What you should do
The entries below are to be reproduced in full, exactly as written.

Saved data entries

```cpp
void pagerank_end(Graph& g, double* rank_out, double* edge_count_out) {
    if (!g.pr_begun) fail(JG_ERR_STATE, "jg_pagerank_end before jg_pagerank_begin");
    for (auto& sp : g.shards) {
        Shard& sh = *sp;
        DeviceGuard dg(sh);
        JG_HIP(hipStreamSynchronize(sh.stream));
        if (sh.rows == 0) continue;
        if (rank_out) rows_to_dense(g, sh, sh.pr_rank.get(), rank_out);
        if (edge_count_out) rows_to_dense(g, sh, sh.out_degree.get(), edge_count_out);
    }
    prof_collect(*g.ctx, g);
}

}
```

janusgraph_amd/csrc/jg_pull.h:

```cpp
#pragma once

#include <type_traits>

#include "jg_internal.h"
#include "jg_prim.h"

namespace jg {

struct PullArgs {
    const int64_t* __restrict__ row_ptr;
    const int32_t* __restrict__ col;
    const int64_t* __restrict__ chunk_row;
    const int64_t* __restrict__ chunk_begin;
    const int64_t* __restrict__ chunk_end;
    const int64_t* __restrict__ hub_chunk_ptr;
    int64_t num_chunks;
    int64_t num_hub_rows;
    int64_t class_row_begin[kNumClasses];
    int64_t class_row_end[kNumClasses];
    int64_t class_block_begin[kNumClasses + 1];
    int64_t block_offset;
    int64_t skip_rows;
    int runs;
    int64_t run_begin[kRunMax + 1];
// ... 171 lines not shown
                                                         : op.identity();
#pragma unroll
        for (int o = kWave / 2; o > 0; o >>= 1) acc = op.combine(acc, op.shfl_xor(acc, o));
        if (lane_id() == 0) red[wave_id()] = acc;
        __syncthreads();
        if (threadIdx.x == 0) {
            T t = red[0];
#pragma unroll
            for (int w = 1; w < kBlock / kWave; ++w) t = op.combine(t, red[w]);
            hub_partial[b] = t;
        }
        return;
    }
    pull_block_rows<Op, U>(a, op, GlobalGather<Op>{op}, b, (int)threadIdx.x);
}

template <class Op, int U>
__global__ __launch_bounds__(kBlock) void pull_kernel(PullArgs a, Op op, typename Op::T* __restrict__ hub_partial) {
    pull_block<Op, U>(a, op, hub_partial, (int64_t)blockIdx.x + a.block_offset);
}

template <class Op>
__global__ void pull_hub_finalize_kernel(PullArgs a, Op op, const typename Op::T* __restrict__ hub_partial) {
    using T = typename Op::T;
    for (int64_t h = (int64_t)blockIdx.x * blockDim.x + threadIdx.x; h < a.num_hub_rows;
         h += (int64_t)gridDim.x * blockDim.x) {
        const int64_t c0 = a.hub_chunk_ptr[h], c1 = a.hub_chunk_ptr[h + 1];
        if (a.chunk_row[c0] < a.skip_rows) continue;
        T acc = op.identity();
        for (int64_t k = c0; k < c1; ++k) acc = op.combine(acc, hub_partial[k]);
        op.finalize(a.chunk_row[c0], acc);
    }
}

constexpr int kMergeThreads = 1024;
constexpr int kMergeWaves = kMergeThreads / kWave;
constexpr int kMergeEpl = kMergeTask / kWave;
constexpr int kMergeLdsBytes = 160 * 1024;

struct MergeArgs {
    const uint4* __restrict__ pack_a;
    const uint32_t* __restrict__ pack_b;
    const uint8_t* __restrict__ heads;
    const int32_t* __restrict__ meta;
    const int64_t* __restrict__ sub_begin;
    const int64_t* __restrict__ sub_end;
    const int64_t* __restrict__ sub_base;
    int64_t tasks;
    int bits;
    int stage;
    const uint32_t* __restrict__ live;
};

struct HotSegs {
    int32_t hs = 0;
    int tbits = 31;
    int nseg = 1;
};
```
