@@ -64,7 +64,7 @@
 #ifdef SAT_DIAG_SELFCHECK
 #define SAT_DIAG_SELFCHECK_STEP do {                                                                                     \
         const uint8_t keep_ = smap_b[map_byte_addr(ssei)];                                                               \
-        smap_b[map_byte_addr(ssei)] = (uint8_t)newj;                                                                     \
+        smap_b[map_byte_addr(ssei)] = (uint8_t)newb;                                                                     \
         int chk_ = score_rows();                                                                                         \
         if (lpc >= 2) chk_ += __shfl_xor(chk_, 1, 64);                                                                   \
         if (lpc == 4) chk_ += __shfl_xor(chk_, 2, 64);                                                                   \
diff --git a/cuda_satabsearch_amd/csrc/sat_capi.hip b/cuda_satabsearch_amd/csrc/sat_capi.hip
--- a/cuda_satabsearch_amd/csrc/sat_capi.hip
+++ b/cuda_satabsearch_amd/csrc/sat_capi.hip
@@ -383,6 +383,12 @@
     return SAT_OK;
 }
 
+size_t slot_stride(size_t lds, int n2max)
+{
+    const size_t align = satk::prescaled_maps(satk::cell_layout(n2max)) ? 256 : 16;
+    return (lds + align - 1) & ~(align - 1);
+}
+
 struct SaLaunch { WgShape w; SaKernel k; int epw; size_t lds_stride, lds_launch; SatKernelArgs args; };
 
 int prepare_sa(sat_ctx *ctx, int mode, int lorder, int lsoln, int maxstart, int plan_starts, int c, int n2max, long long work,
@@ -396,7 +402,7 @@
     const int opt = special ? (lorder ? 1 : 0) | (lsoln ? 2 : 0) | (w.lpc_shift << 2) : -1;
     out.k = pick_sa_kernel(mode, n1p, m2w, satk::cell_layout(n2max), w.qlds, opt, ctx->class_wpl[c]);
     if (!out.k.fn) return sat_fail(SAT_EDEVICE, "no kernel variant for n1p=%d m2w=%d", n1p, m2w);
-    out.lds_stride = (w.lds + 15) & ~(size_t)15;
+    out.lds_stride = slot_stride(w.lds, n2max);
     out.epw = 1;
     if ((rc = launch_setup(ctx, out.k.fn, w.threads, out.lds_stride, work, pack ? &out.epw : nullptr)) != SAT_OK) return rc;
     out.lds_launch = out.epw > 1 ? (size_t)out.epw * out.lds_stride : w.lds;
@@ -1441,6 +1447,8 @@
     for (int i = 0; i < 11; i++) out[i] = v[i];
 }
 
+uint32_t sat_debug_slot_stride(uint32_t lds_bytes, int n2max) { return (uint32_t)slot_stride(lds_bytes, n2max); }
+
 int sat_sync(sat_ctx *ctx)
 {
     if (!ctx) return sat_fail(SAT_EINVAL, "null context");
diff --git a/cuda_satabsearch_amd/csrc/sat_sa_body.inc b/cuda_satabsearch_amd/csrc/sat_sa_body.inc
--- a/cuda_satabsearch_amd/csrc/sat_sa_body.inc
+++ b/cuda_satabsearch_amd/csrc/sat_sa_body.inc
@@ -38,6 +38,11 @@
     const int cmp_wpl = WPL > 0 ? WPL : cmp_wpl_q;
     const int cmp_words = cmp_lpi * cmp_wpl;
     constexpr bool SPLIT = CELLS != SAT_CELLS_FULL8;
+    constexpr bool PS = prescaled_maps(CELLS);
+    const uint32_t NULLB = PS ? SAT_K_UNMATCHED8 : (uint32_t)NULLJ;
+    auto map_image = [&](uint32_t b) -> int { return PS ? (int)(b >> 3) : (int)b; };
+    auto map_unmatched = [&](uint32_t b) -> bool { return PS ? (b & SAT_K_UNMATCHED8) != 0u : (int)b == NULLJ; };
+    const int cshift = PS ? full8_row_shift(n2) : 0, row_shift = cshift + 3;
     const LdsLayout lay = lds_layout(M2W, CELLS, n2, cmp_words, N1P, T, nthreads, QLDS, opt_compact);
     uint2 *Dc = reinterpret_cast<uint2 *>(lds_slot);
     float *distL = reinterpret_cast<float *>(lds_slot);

Output for this task
```cpp
void pagerank_end(Graph& g, double* rank_out, double* edge_count_out) {
    if (!g.pr_begun) fail(JG_ERR_STATE, "jg_pagerank_end before jg_pagerank_begin");
    for (auto& sp : g.shards) {
        Shard& sh = *sp;
        DeviceGuard dg(sh);
        JG_HIP(hipStreamSynchronize(sh.stream));
        if (sh.rows == 0) continue;
        if (rank_out) rows_to_dense(g, sh, sh.pr_rank.get(), rank_out);
        if (edge_count_out) rows_to_dense(g, sh, sh.out_degree.get(), edge_count_out);
    }
    prof_collect(*g.ctx, g);
}

}
```

janusgraph_amd/csrc/jg_pull.h:

```cpp
#pragma once

#include <type_traits>

#include "jg_internal.h"
#include "jg_prim.h"

namespace jg {

struct PullArgs {
    const int64_t* __restrict__ row_ptr;
    const int32_t* __restrict__ col;
    const int64_t* __restrict__ chunk_row;
    const int64_t* __restrict__ chunk_begin;
    const int64_t* __restrict__ chunk_end;
    const int64_t* __restrict__ hub_chunk_ptr;
    int64_t num_chunks;
    int64_t num_hub_rows;
    int64_t class_row_begin[kNumClasses];
    int64_t class_row_end[kNumClasses];
    int64_t class_block_begin[kNumClasses + 1];
    int64_t block_offset;
    int64_t skip_rows;
    int runs;
    int64_t run_begin[kRunMax + 1];
// ... 171 lines not shown
                                                         : op.identity();
#pragma unroll
        for (int o = kWave / 2; o > 0; o >>= 1) acc = op.combine(acc, op.shfl_xor(acc, o));
        if (lane_id() == 0) red[wave_id()] = acc;
        __syncthreads();
        if (threadIdx.x == 0) {
            T t = red[0];
#pragma unroll
            for (int w = 1; w < kBlock / kWave; ++w) t = op.combine(t, red[w]);
            hub_partial[b] = t;
        }
        return;
    }
    pull_block_rows<Op, U>(a, op, GlobalGather<Op>{op}, b, (int)threadIdx.x);
}

template <class Op, int U>
__global__ __launch_bounds__(kBlock) void pull_kernel(PullArgs a, Op op, typename Op::T* __restrict__ hub_partial) {
    pull_block<Op, U>(a, op, hub_partial, (int64_t)blockIdx.x + a.block_offset);
}

template <class Op>
__global__ void pull_hub_finalize_kernel(PullArgs a, Op op, const typename Op::T* __restrict__ hub_partial) {
    using T = typename Op::T;
    for (int64_t h = (int64_t)blockIdx.x * blockDim.x + threadIdx.x; h < a.num_hub_rows;
         h += (int64_t)gridDim.x * blockDim.x) {
        const int64_t c0 = a.hub_chunk_ptr[h], c1 = a.hub_chunk_ptr[h + 1];
        if (a.chunk_row[c0] < a.skip_rows) continue;
        T acc = op.identity();
        for (int64_t k = c0; k < c1; ++k) acc = op.combine(acc, hub_partial[k]);
        op.finalize(a.chunk_row[c0], acc);
    }
}

constexpr int kMergeThreads = 1024;
constexpr int kMergeWaves = kMergeThreads / kWave;
constexpr int kMergeEpl = kMergeTask / kWave;
constexpr int kMergeLdsBytes = 160 * 1024;

struct MergeArgs {
    const uint4* __restrict__ pack_a;
    const uint32_t* __restrict__ pack_b;
    const uint8_t* __restrict__ heads;
    const int32_t* __restrict__ meta;
    const int64_t* __restrict__ sub_begin;
    const int64_t* __restrict__ sub_end;
    const int64_t* __restrict__ sub_base;
    int64_t tasks;
    int bits;
    int stage;
    const uint32_t* __restrict__ live;
};

struct HotSegs {
    int32_t hs = 0;
    int tbits = 31;
    int nseg = 1;
};
```
@@ -64,7 +64,7 @@
 #ifdef SAT_DIAG_SELFCHECK
 #define SAT_DIAG_SELFCHECK_STEP do {                                                                                     \
         const uint8_t keep_ = smap_b[map_byte_addr(ssei)];                                                               \
-        smap_b[map_byte_addr(ssei)] = (uint8_t)newj;                                                                     \
+        smap_b[map_byte_addr(ssei)] = (uint8_t)newb;                                                                     \
         int chk_ = score_rows();                                                                                         \
         if (lpc >= 2) chk_ += __shfl_xor(chk_, 1, 64);                                                                   \
         if (lpc == 4) chk_ += __shfl_xor(chk_, 2, 64);                                                                   \
diff --git a/cuda_satabsearch_amd/csrc/sat_capi.hip b/cuda_satabsearch_amd/csrc/sat_capi.hip
--- a/cuda_satabsearch_amd/csrc/sat_capi.hip
+++ b/cuda_satabsearch_amd/csrc/sat_capi.hip
@@ -383,6 +383,12 @@
     return SAT_OK;
 }
 
+size_t slot_stride(size_t lds, int n2max)
+{
+    const size_t align = satk::prescaled_maps(satk::cell_layout(n2max)) ? 256 : 16;
+    return (lds + align - 1) & ~(align - 1);
+}
+
 struct SaLaunch { WgShape w; SaKernel k; int epw; size_t lds_stride, lds_launch; SatKernelArgs args; };
 
 int prepare_sa(sat_ctx *ctx, int mode, int lorder, int lsoln, int maxstart, int plan_starts, int c, int n2max, long long work,
@@ -396,7 +402,7 @@
     const int opt = special ? (lorder ? 1 : 0) | (lsoln ? 2 : 0) | (w.lpc_shift << 2) : -1;
     out.k = pick_sa_kernel(mode, n1p, m2w, satk::cell_layout(n2max), w.qlds, opt, ctx->class_wpl[c]);
     if (!out.k.fn) return sat_fail(SAT_EDEVICE, "no kernel variant for n1p=%d m2w=%d", n1p, m2w);
-    out.lds_stride = (w.lds + 15) & ~(size_t)15;
+    out.lds_stride = slot_stride(w.lds, n2max);
     out.epw = 1;
     if ((rc = launch_setup(ctx, out.k.fn, w.threads, out.lds_stride, work, pack ? &out.epw : nullptr)) != SAT_OK) return rc;
     out.lds_launch = out.epw > 1 ? (size_t)out.epw * out.lds_stride : w.lds;
@@ -1441,6 +1447,8 @@
     for (int i = 0; i < 11; i++) out[i] = v[i];
 }
 
+uint32_t sat_debug_slot_stride(uint32_t lds_bytes, int n2max) { return (uint32_t)slot_stride(lds_bytes, n2max); }
+
 int sat_sync(sat_ctx *ctx)
 {
     if (!ctx) return sat_fail(SAT_EINVAL, "null context");
diff --git a/cuda_satabsearch_amd/csrc/sat_sa_body.inc b/cuda_satabsearch_amd/csrc/sat_sa_body.inc
--- a/cuda_satabsearch_amd/csrc/sat_sa_body.inc
+++ b/cuda_satabsearch_amd/csrc/sat_sa_body.inc
@@ -38,6 +38,11 @@
     const int cmp_wpl = WPL > 0 ? WPL : cmp_wpl_q;
     const int cmp_words = cmp_lpi * cmp_wpl;
     constexpr bool SPLIT = CELLS != SAT_CELLS_FULL8;
+    constexpr bool PS = prescaled_maps(CELLS);
+    const uint32_t NULLB = PS ? SAT_K_UNMATCHED8 : (uint32_t)NULLJ;
+    auto map_image = [&](uint32_t b) -> int { return PS ? (int)(b >> 3) : (int)b; };
+    auto map_unmatched = [&](uint32_t b) -> bool { return PS ? (b & SAT_K_UNMATCHED8) != 0u : (int)b == NULLJ; };
+    const int cshift = PS ? full8_row_shift(n2) : 0, row_shift = cshift + 3;
     const LdsLayout lay = lds_layout(M2W, CELLS, n2, cmp_words, N1P, T, nthreads, QLDS, opt_compact);
     uint2 *Dc = reinterpret_cast<uint2 *>(lds_slot);
     float *distL = reinterpret_cast<float *>(lds_slot);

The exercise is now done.